━━━━━ Supplied data
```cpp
struct Window {
    uint32_t se;
    uint32_t ee;
    uint32_t se1;
    uint32_t width;
// ... 53 lines not shown
    if (lane < cnt) {
        uint32_t ri = b.pair_read[first + (uint64_t)lane];
        if ((uint64_t)ri < b.n_reads) {
            uint4 r = b.reads[ri];
            uint64_t n4 = ((uint64_t)r.y + 3u) >> 2;
            if (r.y < 0x10000000u && (uint64_t)r.x + n4 <= b.n_cigar4) {
                m.off4 = r.x;
                m.nc = r.y | ((r.w & (RB_IS_2D << 8)) ? 0x80000000u : 0u);
                m.pos = r.z;
                m.misc = r.w;
                valid = true;
            } else {
                status |= ST_INDEX;
            }
        } else {
            status |= ST_INDEX;
        }
    }
    return m;
}

__device__ __forceinline__ uint32_t meta_stage_a(const BatchView &b, uint64_t first, int cnt, int lane) {
    return lane < cnt ? b.pair_read[first + (uint64_t)lane] : 0xffffffffu;
}
__device__ __forceinline__ uint4 meta_stage_b(const BatchView &b, uint32_t ri) {
    return (uint64_t)ri < b.n_reads ? b.reads[ri] : make_uint4(0u, 0xffffffffu, 0u, 0u);
}
__device__ __forceinline__ PairMeta meta_stage_c(const BatchView &b, const uint4 r, int cnt, int lane, uint32_t &status,
                                                  bool &valid) {
    PairMeta m{0u, 0u, 0u, 0u};
    valid = false;
    if (lane < cnt) {
        const uint64_t n4 = ((uint64_t)r.y + 3u) >> 2;
        if (r.y < 0x10000000u && (uint64_t)r.x + n4 <= b.n_cigar4) {
            m.off4 = r.x;
            m.nc = r.y | ((r.w & (RB_IS_2D << 8)) ? 0x80000000u : 0u);
            m.pos = r.z;
            m.misc = r.w;
            valid = true;
        } else {
            status |= ST_INDEX;
        }
    }
    return m;
}

constexpr uint32_t kConsume = 0x18Du;

__device__ __forceinline__ uint32_t ref_advance(uint32_t op, uint32_t len) {
    return len & (uint32_t)__builtin_amdgcn_sbfe((int)kConsume, op, 1u);
}
constexpr uint32_t kConsume32 = kConsume | (kConsume << 16);
__device__ __forceinline__ uint32_t ref_advance_raw(uint32_t w) {
    return (w >> 4) & (uint32_t)__builtin_amdgcn_sbfe((int)kConsume32, w, 1u);
}
constexpr uint32_t kBadOp32 = 0xFE00FE00u;
__device__ __forceinline__ uint32_t bad_ops(const u32x4 w) {
    return (kBadOp32 >> (w.x & 31u)) | (kBadOp32 >> (w.y & 31u)) | (kBadOp32 >> (w.z & 31u)) | (kBadOp32 >> (w.w & 31u));
}
__device__ __forceinline__ void advance4(const u32x4 w, uint32_t &e1, uint32_t &e2, uint32_t &e3, uint32_t &tot) {
    e1 = ref_advance_raw(w.x), e2 = e1 + ref_advance_raw(w.y);
    e3 = e2 + ref_advance_raw(w.z), tot = e3 + ref_advance_raw(w.w);
}

__device__ __forceinline__ void drain_queue(WaveLds &L, uint32_t &qcount, const Window &W, int lane) {
    __builtin_amdgcn_wave_barrier();
    for (uint32_t base = 0; base < qcount; base += 64u) {
        const uint32_t e = base + (uint32_t)lane;
        if (e < qcount) {
            const u32x4 w = L.q[e].w;
            const uint2 info = L.q[e].info;
            const uint32_t rel = info.x;
            const uint32_t slot = info.y & 63u;
            const uint32_t cand_mask = (info.y & 64u) ? 0x06u : 0x16u;
            const uint32_t op0 = w.x & 15u, op1 = w.y & 15u, op2 = w.z & 15u, op3 = w.w & 15u;
            const uint32_t l0 = w.x >> 4, l1 = w.y >> 4, l2 = w.z >> 4, l3 = w.w >> 4;
            const uint32_t e1 = ref_advance(op0, l0), e2 = e1 + ref_advance(op1, l1), e3 = e2 + ref_advance(op2, l2);
            int32_t s = 0;
            uint32_t clip = 0;
#define INQ_OP(op, len, ee_)                                                                              \
    {                                                                                                     \
        const bool hit = ((cand_mask >> (op)) & 1u) && (len) > W.minlen && (rel + (ee_)) < W.width;        \
        const int32_t v = ((op) == 2u) ? -(int32_t)(len) : (int32_t)(len);                                \
        s += hit ? v : 0;                                                                                 \
        clip |= (hit && (op) == 4u) ? 1u : 0u;                                                            \
    }
            INQ_OP(op0, l0, 0u)
            INQ_OP(op1, l1, e1)
            INQ_OP(op2, l2, e2)
            INQ_OP(op3, l3, e3)
#undef INQ_OP
            if (s != 0) atomicAdd(&L.acc[slot], (unsigned long long)(long long)s);
            if (clip) atomicOr(&L.flags[slot], 1u);
        }
    }
    qcount = 0;
    __builtin_amdgcn_wave_barrier();
}

__device__ __forceinline__ bool push_window_lanes(WaveLds &L, uint32_t &qcount, bool inw, const u32x4 w, uint32_t x,
                                                  uint32_t tot, uint32_t info, uint32_t info_mask) {
    const uint64_t mask = ballot64(inw);
    if (mask) {
        QueueEntry *const tail = &L.q[qcount];
        if (inw) {
            const uint32_t idx = __builtin_amdgcn_mbcnt_hi((uint32_t)(mask >> 32), __builtin_amdgcn_mbcnt_lo((uint32_t)mask, 0u));
            tail[idx].w = w;
// ... 367 lines not shown
```

inquistr_amd/csrc/ctx.h:

```cpp
#pragma once
#include <hip/hip_runtime.h>

#include <array>
#include <chrono>
#include <cstdio>
#include <cstdlib>
#include <initializer_list>
#include <mutex>
#include <new>
#include <string>
#include <utility>
#include <vector>

#include "../../include/inquistr_hip.h"
#include "kernels.h"

namespace inq {

struct DevBuf {
    void *p = nullptr;
    size_t cap = 0;
};

struct EvTriple {
    hipEvent_t e0, e1, e2;
};

struct KeptRuns {
    DevBuf recs, off, bytes;
    uint64_t n_recs = 0, n_bytes = 0;
    auto bufs() { return std::array{&recs, &off, &bytes}; }
};

struct SpanState;

}

struct inq_ctx {
    int device = -1;
    hipStream_t stream = nullptr;
    std::string backend, last_err;
    inq::DevStatus *d_status = nullptr;
    inq::DevStatus *h_status = nullptr;
    inq::DevBuf worklist, sval, smeta, deep;
    inq::DevBuf cigar, reads, pair_read, off, lstart, lend, p1, p2, pcall, pbits, lflags;
    inq::DevBuf levidence, evwork;
    inq::DevBuf rctiles, rcoff, rckept;
    uint64_t read_calls_total = 0;
    inq::KeptRuns rnames, rseqs;
    inq::DevBuf rkeptpair;
    inq::DevBuf rmotifs, rmotifword;
    uint64_t read_motifs_total = 0;
    inq::DevBuf rlocusmotif, rmotifuse;
    inq::DevBuf ovalues, olen, oflags, okeep, otrans;
    inq::DevBuf avalues, ay, acov, atcoef, arows;
    inq::DevBuf aminmu, afirth;
    auto bufs() {
        std::vector<inq::DevBuf *> all{&worklist, &sval, &smeta, &deep, &cigar, &reads, &pair_read, &off, &lstart, &lend, &p1, &p2, &pcall, &pbits,
                                       &lflags, &levidence, &evwork, &rctiles, &rcoff, &rckept, &rkeptpair, &rmotifs, &rmotifword, &rlocusmotif, &rmotifuse, &ovalues, &olen, &oflags, &okeep, &otrans,
                                       &avalues, &ay, &acov, &atcoef, &arows, &aminmu, &afirth};
        for (inq::KeptRuns *k : {&rnames, &rseqs})
            for (inq::DevBuf *b : k->bufs()) all.push_back(b);
        return all;
    }
    uint32_t n_cus = 0;
    uint32_t grid_tail = 256;
    uint32_t grid_medium = 4096;
    uint32_t grid_side = 0;
    uint32_t max_reads_hint = 0;
    uint32_t call_hint = 0;
    int nt_loads = -1;
    bool timing = false;
    bool verify_crc = true;
    int inflate_tokens = 0;
    int inflate_lit_pairs = -1;
    int inflate_ahead = 1;
    int outlier_tile = 1;
    uint64_t assoc_tile_rows = 0;
// ... 144 lines not shown
```

inquistr_amd/csrc/kernels.h:

```cpp
#pragma once
#include <hip/hip_runtime.h>
#include <stdint.h>

#include "../../include/inquistr_hip.h"

namespace inq {

constexpr int kListShards = 32;
constexpr int kListKinds = 3;
constexpr uint32_t kWalkSplit = 16384;
constexpr uint32_t kReduceInPlace = 2048;

struct DevStatus {
    unsigned int err;
    unsigned int pad;
    struct alignas(128) Counter {
        unsigned int n;
    } list_count[kListKinds][kListShards];
    unsigned long long ties;
    struct alignas(128) Word {
        unsigned int v;
    } bar_count, bar_abort, exit_ticket;
};

struct KArgs {
    const uint4 *cigar4;
    const uint4 *reads;
    const uint32_t *pair_read;
    const uint64_t *locus_pair_off;
    const uint32_t *locus_start;
    const uint32_t *locus_end;
    uint64_t n_reads, n_cigar4, n_pairs, n_loci;
    uint32_t minlen, support;
    double *phase1, *phase2;
    int64_t *pair_call;
    uint8_t *pair_bits;
    DevStatus *status;
    uint32_t *worklist;
    int64_t *sval;
    uint8_t *smeta;
    uint32_t blocks_per_xcd;
    uint32_t shard_cap;
    uint32_t max_reads_hint;
    uint8_t *locus_flags;
};

void launch_locus_call(const KArgs &a, bool unphased, bool nt_loads, uint32_t grid_small, uint32_t grid_medium,
                       uint32_t grid_tail, hipStream_t s, hipEvent_t ev_mid, void *deep_scratch);

constexpr uint32_t kGridSelectMin = 65536;
size_t deep_select_scratch_bytes(uint64_t n_pairs);
void launch_locus_tail(const KArgs &k, bool unphased, void *scratch, uint64_t n_pairs, uint32_t grid, hipStream_t s);

}
```

inquistr_amd/csrc/kernels.hip:

```cpp
#include <hip/hip_runtime.h>
#include <stdint.h>

#include "cigar_walk.h"
#include "deep_reduce.h"
#include "kernels.h"

namespace inq {

__device__ __forceinline__ bool before(int64_t vj, int j, int64_t v, int i) {
    return vj < v || (vj == v && j < i);
}

__device__ __forceinline__ uint32_t xcd_remap(uint32_t b, uint32_t per_xcd) { return (b & 7u) * per_xcd + (b >> 3); }
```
━━━━━━━━━━
- What you will do -
The word to find is "struct". Copy every line of the records that holds it.

- Response area -
struct Window {
struct DevBuf {
struct EvTriple {
struct KeptRuns {
struct SpanState;
struct inq_ctx {
struct DevStatus {
    struct alignas(128) Counter {
    struct alignas(128) Word {
struct KArgs {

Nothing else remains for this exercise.